Task:
In the records below, the line with "HC, bn_tab[0], bn_tab[1]);" opens the range and the line with "float vbar[C], kmax" closes it; print that range exactly and nothing else.

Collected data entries
◇ ◇ ◇ ◇
template <int C, int QPT, bool AUX, bool FUSED>
__device__ __forceinline__ void attn_fwd_body(float* __restrict__ sm, const float* __restrict__ qkv, int N, int T, int H, int SPB,
                                              float* __restrict__ out, float* __restrict__ lse, float* __restrict__ aux,
                                              float qk_scale, const AttnStage& sg) {
    constexpr int KVS = FwdRec<C, AUX>::KV;
    const int HC = H * C, W3 = 3 * HC;
    const int TPS = T / QPT;
    const long total = (long)N * H;
    const long slice0 = (long)blockIdx.x * SPB;
    const int nsl = (int)min((long)SPB, total - slice0);
    float* qs = sm + (size_t)SPB * T * KVS;
    float* xs = qs + (size_t)SPB * T * C;
    float* wl = xs + (size_t)SPB * T * C;
    float* wpl = wl + 3 * HC * HC;
    const int ntok = FUSED ? nsl / H * T : 0;
    const size_t tok0 = FUSED ? (size_t)(slice0 / H) * T : 0;
    if constexpr (FUSED) {
        if (sg.fold.slots) {
            __shared__ __align__(16) float bn_tab[2][32];
            bn_fold_prologue(sg.fold, HC, bn_tab[0], bn_tab[1], blockIdx.x == 0);
            stage_input_tile(xs, sg.x + tok0 * HC, ntok * HC, HC, bn_tab[0], bn_tab[1]);
        } else {
            stage_input_tile(xs, sg.x + tok0 * HC, ntok * HC, HC, sg.scale, sg.shift);
        }
        stage_weights(wl, sg.wqkv, HC * W3);
        stage_weights(wpl, sg.wproj, HC * HC);
        __syncthreads();
        float* gq = sg.qkv ? sg.qkv + tok0 * W3 : nullptr;
        if (HC & 1) stage_qkv<C, KVS, 1, false>(sm, qs, 0, 1.f, xs, wl, ntok, T, H, gq);
        else stage_qkv<C, KVS, 2, false>(sm, qs, 0, 1.f, xs, wl, ntok, T, H, gq);
    } else {
        stage_kv<C, KVS>(sm, qkv, slice0, nsl, T, H);
    }
    __syncthreads();
    const int sl = adiv((int)threadIdx.x, TPS, 1.0f / (float)TPS);
    const bool active = sl < nsl;
    const int t0 = (threadIdx.x - sl * TPS) * QPT;
    long n;
    int h;
    {
        const int bn0 = (int)(slice0 / H), bh0 = (int)(slice0 - (long)bn0 * H);
        const int hs = bh0 + sl;
        const int dn = adiv(hs, H, 1.0f / (float)H);
        n = bn0 + dn;
        h = hs - dn * H;
    }
    const float inv_c = LOG2E * qk_scale;
    float* kv = sm + (size_t)(active ? sl : 0) * T * KVS;

    constexpr int NA = AUX ? C * C + C : 1;
    float q[QPT][C], acc[QPT][C], mx[QPT], l[QPT], am[QPT][NA];
    __shared__ float red[4];
    const bool fast = slice_reduce_ok(TPS);
    float vbar[C], kmax = -INFINITY, kmin = INFINITY, knorm = 0.f;
#pragma unroll
    for (int c = 0; c < C; ++c) vbar[c] = 0.f;
    if (fast) {
#pragma unroll
        for (int i = 0; i < QPT; ++i) {
            const float* r = kv + (size_t)(t0 + i) * KVS;
            if constexpr (AUX) {
#pragma unroll
                for (int c = 0; c < C; ++c) vbar[c] += r[C + c];
            }
            if constexpr (C == 1) {
                kmax = fmaxf(kmax, r[0]);
                kmin = fminf(kmin, r[0]);
            } else {
                float s2 = 0.f;
#pragma unroll
                for (int c = 0; c < C; ++c) s2 = fmaf(r[c], r[c], s2);
                knorm = fmaxf(knorm, s2);
            }
        }
        if constexpr (C > 1) knorm = __builtin_sqrtf(slice_reduce<1>(knorm, TPS, red));
        if constexpr (AUX) {
#pragma unroll
            for (int c = 0; c < C; ++c) vbar[c] = slice_reduce<0>(vbar[c], TPS, red);
        }
// ... 121 lines not shown
                f2 sc = nm2[j];
#pragma unroll
                for (int c = 0; c < C; ++c) sc = __builtin_elementwise_fma(q2[j][c], (f2){kk[c], kk[c]}, sc);
                scs[2 * j] = sc.x;
                scs[2 * j + 1] = sc.y;
            }
        } else {
#pragma unroll
            for (int i = 0; i < QPT; ++i) {
                float sc = -mx[i];
#pragma unroll
                for (int c = 0; c < C; ++c) sc = fmaf(q[i][c], kk[c], sc);
                scs[i] = sc;
            }
        }
#pragma unroll
        for (int i = 0; i < QPT; ++i) {
            const float p = EXP2(scs[i]);
            l[i] += p;
#pragma unroll
            for (int c = 0; c < C; ++c) acc[i][c] = fmaf(p, vv[c], acc[i][c]);
            if constexpr (AUX) {
#pragma unroll
                for (int c = 0; c < C; ++c) am[i][C * C + c] = fmaf(p, kk[c], am[i][C * C + c]);
#pragma unroll
                for (int a = 0; a < C * C; ++a) am[i][a] = fmaf(p, uu[a], am[i][a]);
            }
        }
    }
#pragma unroll
    for (int i = 0; i < QPT; ++i) {
        const float rl = 1.f / l[i];
        float* o = out + (n * T + t0 + i) * HC + h * C;
#pragma unroll
        for (int c = 0; c < C; ++c) {
            o[c] = acc[i][c] * rl;
            if constexpr (FUSED) xs[((size_t)img_l * T + t0 + i) * HC + h * C + c] = acc[i][c] * rl;
        }
        lse[(n * H + h) * T + t0 + i] = mx[i] * LN2 + __logf(l[i]);
        if constexpr (AUX) {
            float* ao = aux + (((size_t)n * H + h) * T + t0 + i) * (C * C);
#pragma unroll
            for (int c2 = 0; c2 < C; ++c2)
#pragma unroll
                for (int c = 0; c < C; ++c)
                    ao[c2 * C + c] = (am[i][c2 * C + c] - (acc[i][c2] * rl - vbar[c2]) * am[i][C * C + c]) * rl;
        }
    }
    }
    if constexpr (FUSED) {
        __syncthreads();
        float* yg = sg.y + tok0 * HC;
        const float* rg = sg.residual ? sg.residual + tok0 * HC : nullptr;
        double* red = reinterpret_cast<double*>(qs);
        if (HC & 1) stage_project<1>(xs, wpl, red, ntok, HC, yg, rg, sg.stat_partial);
        else stage_project<2>(xs, wpl, red, ntok, HC, yg, rg, sg.stat_partial);
    }
}

template <int C, int QPT, bool AUX>
__global__ __launch_bounds__(256) void attn_fwd_kernel(const float* __restrict__ qkv, int N, int T, int H, int SPB,
                                                       float* __restrict__ out, float* __restrict__ lse,
                                                       float* __restrict__ aux, float qk_scale) {
    extern __shared__ __align__(16) float sm[];
    attn_fwd_body<C, QPT, AUX, false>(sm, qkv, N, T, H, SPB, out, lse, aux, qk_scale, AttnStage{});
}

template <int C, int QPT, bool AUX>
__global__ __launch_bounds__(256) void attn_stage_fwd_kernel(AttnStage sg, int N, int T, int H, int SPB, float* __restrict__ out,
                                                             float* __restrict__ lse, float* __restrict__ aux, float qk_scale) {
    extern __shared__ __align__(16) float sm[];
    attn_fwd_body<C, QPT, AUX, true>(sm, nullptr, N, T, H, SPB, out, lse, aux, qk_scale, sg);
}

struct AttnStageBwd {
    const float* gy;
    const float* wproj;
    const float* wqkv;
    const float* x;
    const float* mean;
    const float* invstd;
    float* gv;
    double* bn_partial;
    const float* scale;
    const float* shift;
    int direct;
};
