## Group QKV rows per head so self-attention runs after local head handoff

Reorders the QKV weight image so each group of CTAs owns the q, k and v rows of a single attention head. Self-attention for that head can then start once only its group has finished, signalled through per-CTA head flags, rather than after a grid-wide phase barrier. This removes one global barrier per decoder layer, cutting the phase count from seven to six. In exchange it adds spin-waits on the new flags, remaps QKV rows for bias, LN-fold and epilogue lookups, and requires at least as many SMs as heads.

```diff
diff --git a/willow_inference_server_b200/csrc/decoder.cuh b/willow_inference_server_b200/csrc/decoder.cuh
--- a/willow_inference_server_b200/csrc/decoder.cuh
+++ b/willow_inference_server_b200/csrc/decoder.cuh
@@ -170,6 +170,7 @@
   float* cross_part = nullptr;
   unsigned* cross_flags = nullptr;
   unsigned* flags = nullptr;
+  unsigned* head_flags = nullptr;
   unsigned* epoch_base = nullptr;
   int barrier_mode = 0;
   int tc = 0;
@@ -180,7 +181,7 @@
 size_t mega_flags_words();
 int mega_k_chunks(int K);
 void mega_chunk_major(const __half* src, __half* dst, int N, int K, cudaStream_t stream);
-void mega_mma_image(const __half* src, __half* dst, int N, int K, int grid, cudaStream_t stream);
+void mega_mma_image(const __half* src, __half* dst, int N, int K, int grid, int qkv_heads, cudaStream_t stream);
 void mega_ln_fold(const __half* w, const float* g, const float* b, const float* bias, float* s2, float* biasf, int N, int K,
                   cudaStream_t stream);
 void dec_pass_run(const MegaArgs& a, int num_sms, cudaStream_t stream);
diff --git a/willow_inference_server_b200/csrc/decoder_mega.cu b/willow_inference_server_b200/csrc/decoder_mega.cu
--- a/willow_inference_server_b200/csrc/decoder_mega.cu
+++ b/willow_inference_server_b200/csrc/decoder_mega.cu
@@ -887,20 +887,44 @@
 
 struct MmaGeom {
   int lo, hi, rows_pad, n_full, tail;
-  int units_full, kbu_full, units_tail, kbu_tail, pad[7];
+  int units_full, kbu_full, units_tail, kbu_tail;
+  int head, grp_lo, grp_n;
+  int pad[4];
 };
 static_assert(sizeof(MmaGeom) == 64, "geometry table stride");
+__device__ __forceinline__ void deal(int n, int parts, int i, int& lo, int& cnt) {
+  const int base = n / parts, rem = n - base * parts;
+  lo = i * base + min(i, rem);
+  cnt = base + (i < rem ? 1 : 0);
+}
+__device__ __forceinline__ int deal_part(int n, int parts, int k) {
+  const int base = n / parts, rem = n - base * parts, big = rem * (base + 1);
+  return k < big ? k / (base + 1) : rem + (k - big) / base;
+}
+__device__ __forceinline__ void mma_own(int N, int G, int heads, int b, int& lo, int& cnt, int& head, int& grp_lo, int& grp_n) {
+  head = grp_lo = grp_n = 0;
+  if (heads == 0) {
+    deal(N, G, b, lo, cnt);
+    return;
+  }
+  const int P = N / heads;
+  head = deal_part(G, heads, b);
+  deal(G, heads, head, grp_lo, grp_n);
+  deal(P, grp_n, b - grp_lo, lo, cnt);
+  lo += head * P;
+}
+__device__ __forceinline__ int qkv_src_row(int n, int d) {
+  const int h = n / (3 * HEAD_DIM), j = n - h * 3 * HEAD_DIM;
+  return (j >> 6) * d + h * HEAD_DIM + (j & 63);
+}
 __device__ __forceinline__ void mma_units(int rows, int kblocks, int& units, int& kbu) {
   const int max_kbu = MG_STAGE_BYTES / (rows * 128);
   units = (kblocks + max_kbu - 1) / max_kbu;
   kbu = (kblocks + units - 1) / units;
 }
-__device__ __forceinline__ MmaGeom mma_geom(int N, int K) {
+__device__ __forceinline__ MmaGeom mma_geom(int N, int K, int heads) {
   MmaGeom m;
-  const int G = static_cast<int>(gridDim.x), b = static_cast<int>(blockIdx.x);
-  const int base = N / G, rem = N - base * G;
-  m.lo = b * base + min(b, rem);
-  m.rows_pad = base + (b < rem ? 1 : 0);
+  mma_own(N, static_cast<int>(gridDim.x), heads, static_cast<int>(blockIdx.x), m.lo, m.rows_pad, m.head, m.grp_lo, m.grp_n);
   m.hi = m.lo + m.rows_pad;
   m.n_full = m.rows_pad / MM_GROUP_ROWS;
   m.tail = m.rows_pad - m.n_full * MM_GROUP_ROWS;
@@ -996,12 +1020,24 @@
     for (int i = 0; i < 4; ++i) acc[m][i] += acc2[m][i];
 }
 
+__device__ __forceinline__ void head_handoff(const MegaArgs& A, const MmaGeom& mg, int ctid, unsigned tag, int* s_tr) {
+  cons_sync();
+  if (ctid == 0) st_release_gpu(A.head_flags + blockIdx.x * 32, tag);
+  if (static_cast<int>(blockIdx.x) - mg.grp_lo >= A.R) return;
+  if (ctid < mg.grp_n) {
+    const unsigned* f = A.head_flags + (mg.grp_lo + ctid) * 32;
+    while (ld_acquire_gpu(f) != tag) {
+    }
+  }
+  cons_sync();
+  trace_ev(A, ctid, s_tr, 25);
+}
+
 constexpr int SA_WARPS = 2;
-__device__ __forceinline__ void consume_self_attn_mma(const MegaArgs& A, const MegaLayer& ly, int ctid, uint8_t* s_scr,
+__device__ __forceinline__ void consume_self_attn_mma(const MegaArgs& A, const MegaLayer& ly, const MmaGeom& mg, int ctid, uint8_t* s_scr,
                                                    const unsigned short* s_slot_tab, int pos_dec, int flipv, int* s_tr) {
   const int lane = ctid & 31, warp = ctid >> 5;
-  const int d = A.d, H = A.H, G = static_cast<int>(gridDim.x);
-  const int n_tasks = A.R * H;
+  const int d = A.d, h = mg.head, lb = static_cast<int>(blockIdx.x) - mg.grp_lo;
   const bool pf = A.pf_len > 0;
   trace_ev(A, ctid, s_tr, 20);
   if (warp >= SA_WARPS) return;
@@ -1013,10 +1049,9 @@
   const int ld_key = lane >> 3, ld_c = lane & 7;
   const uint32_t lm_off = static_cast<uint32_t>(((lane & 7) + ((lane >> 3) & 1) * 8) * 128);
   const int lm_c = lane >> 4;
-  for (int i = warp; i * G + static_cast<int>(blockIdx.x) < n_tasks; i += SA_WARPS) {
-    const int task = i * G + static_cast<int>(blockIdx.x);
+  for (int i = warp; lb + i * mg.grp_n < A.R; i += SA_WARPS) {
+    const int r = lb + i * mg.grp_n;
     const bool tab = i == warp;
-    const int r = task / H, h = task - r * H;
     const int pos = pf ? r % A.pf_len : pos_dec;
     const int own = row_slot(A, r);
     const int* indir = (flipv ? A.indir1 : A.indir0) + static_cast<long long>(r) * A.t_max;
@@ -1181,6 +1216,7 @@
   const int R = A.R;
   const int kblocks = g.K / 64;
   const bool ln = g.ln_s2 != nullptr;
+  const bool qkv = g.epi == GV_QKV;
   const int G = static_cast<int>(gridDim.x);
   trace_ev(A, ctid, s_tr, 1);
   constexpr int NSLOT = (NR * MM_GROUP_ROWS + MG_CONS - 1) / MG_CONS;
@@ -1194,8 +1230,9 @@
       const int idx = ctid + j * MG_CONS;
       const int m = idx & ((1 << wsh) - 1), n = mg.lo + gi * MM_GROUP_ROWS + m;
       const bool ok = (idx >> wsh) < R && m < rows && n < mg.hi;
-      e_bias[j] = (ok && g.bias != nullptr) ? __ldg(g.bias + n) : 0.f;
-      e_s2[j] = (ok && ln) ? __ldg(g.ln_s2 + n) : 0.f;
+      const int ns = qkv ? qkv_src_row(n, A.d) : n;
+      e_bias[j] = (ok && g.bias != nullptr) ? __ldg(g.bias + ns) : 0.f;
+      e_s2[j] = (ok && ln) ? __ldg(g.ln_s2 + ns) : 0.f;
       e_gain[j] = (ok && g.next_g != nullptr) ? __ldg(g.next_g + n) : 0.f;
     }
   };
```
◇ ◇ ◇ ◇
Expected answer:
            stage_input_tile(xs, sg.x + tok0 * HC, ntok * HC, HC, bn_tab[0], bn_tab[1]);
        } else {
            stage_input_tile(xs, sg.x + tok0 * HC, ntok * HC, HC, sg.scale, sg.shift);
        }
        stage_weights(wl, sg.wqkv, HC * W3);
        stage_weights(wpl, sg.wproj, HC * HC);
        __syncthreads();
        float* gq = sg.qkv ? sg.qkv + tok0 * W3 : nullptr;
        if (HC & 1) stage_qkv<C, KVS, 1, false>(sm, qs, 0, 1.f, xs, wl, ntok, T, H, gq);
        else stage_qkv<C, KVS, 2, false>(sm, qs, 0, 1.f, xs, wl, ntok, T, H, gq);
    } else {
        stage_kv<C, KVS>(sm, qkv, slice0, nsl, T, H);
    }
    __syncthreads();
    const int sl = adiv((int)threadIdx.x, TPS, 1.0f / (float)TPS);
    const bool active = sl < nsl;
    const int t0 = (threadIdx.x - sl * TPS) * QPT;
    long n;
    int h;
    {
        const int bn0 = (int)(slice0 / H), bh0 = (int)(slice0 - (long)bn0 * H);
        const int hs = bh0 + sl;
        const int dn = adiv(hs, H, 1.0f / (float)H);
        n = bn0 + dn;
        h = hs - dn * H;
    }
    const float inv_c = LOG2E * qk_scale;
    float* kv = sm + (size_t)(active ? sl : 0) * T * KVS;

    constexpr int NA = AUX ? C * C + C : 1;
    float q[QPT][C], acc[QPT][C], mx[QPT], l[QPT], am[QPT][NA];
    __shared__ float red[4];
    const bool fast = slice_reduce_ok(TPS);
    float vbar[C], kmax = -INFINITY, kmin = INFINITY, knorm = 0.f;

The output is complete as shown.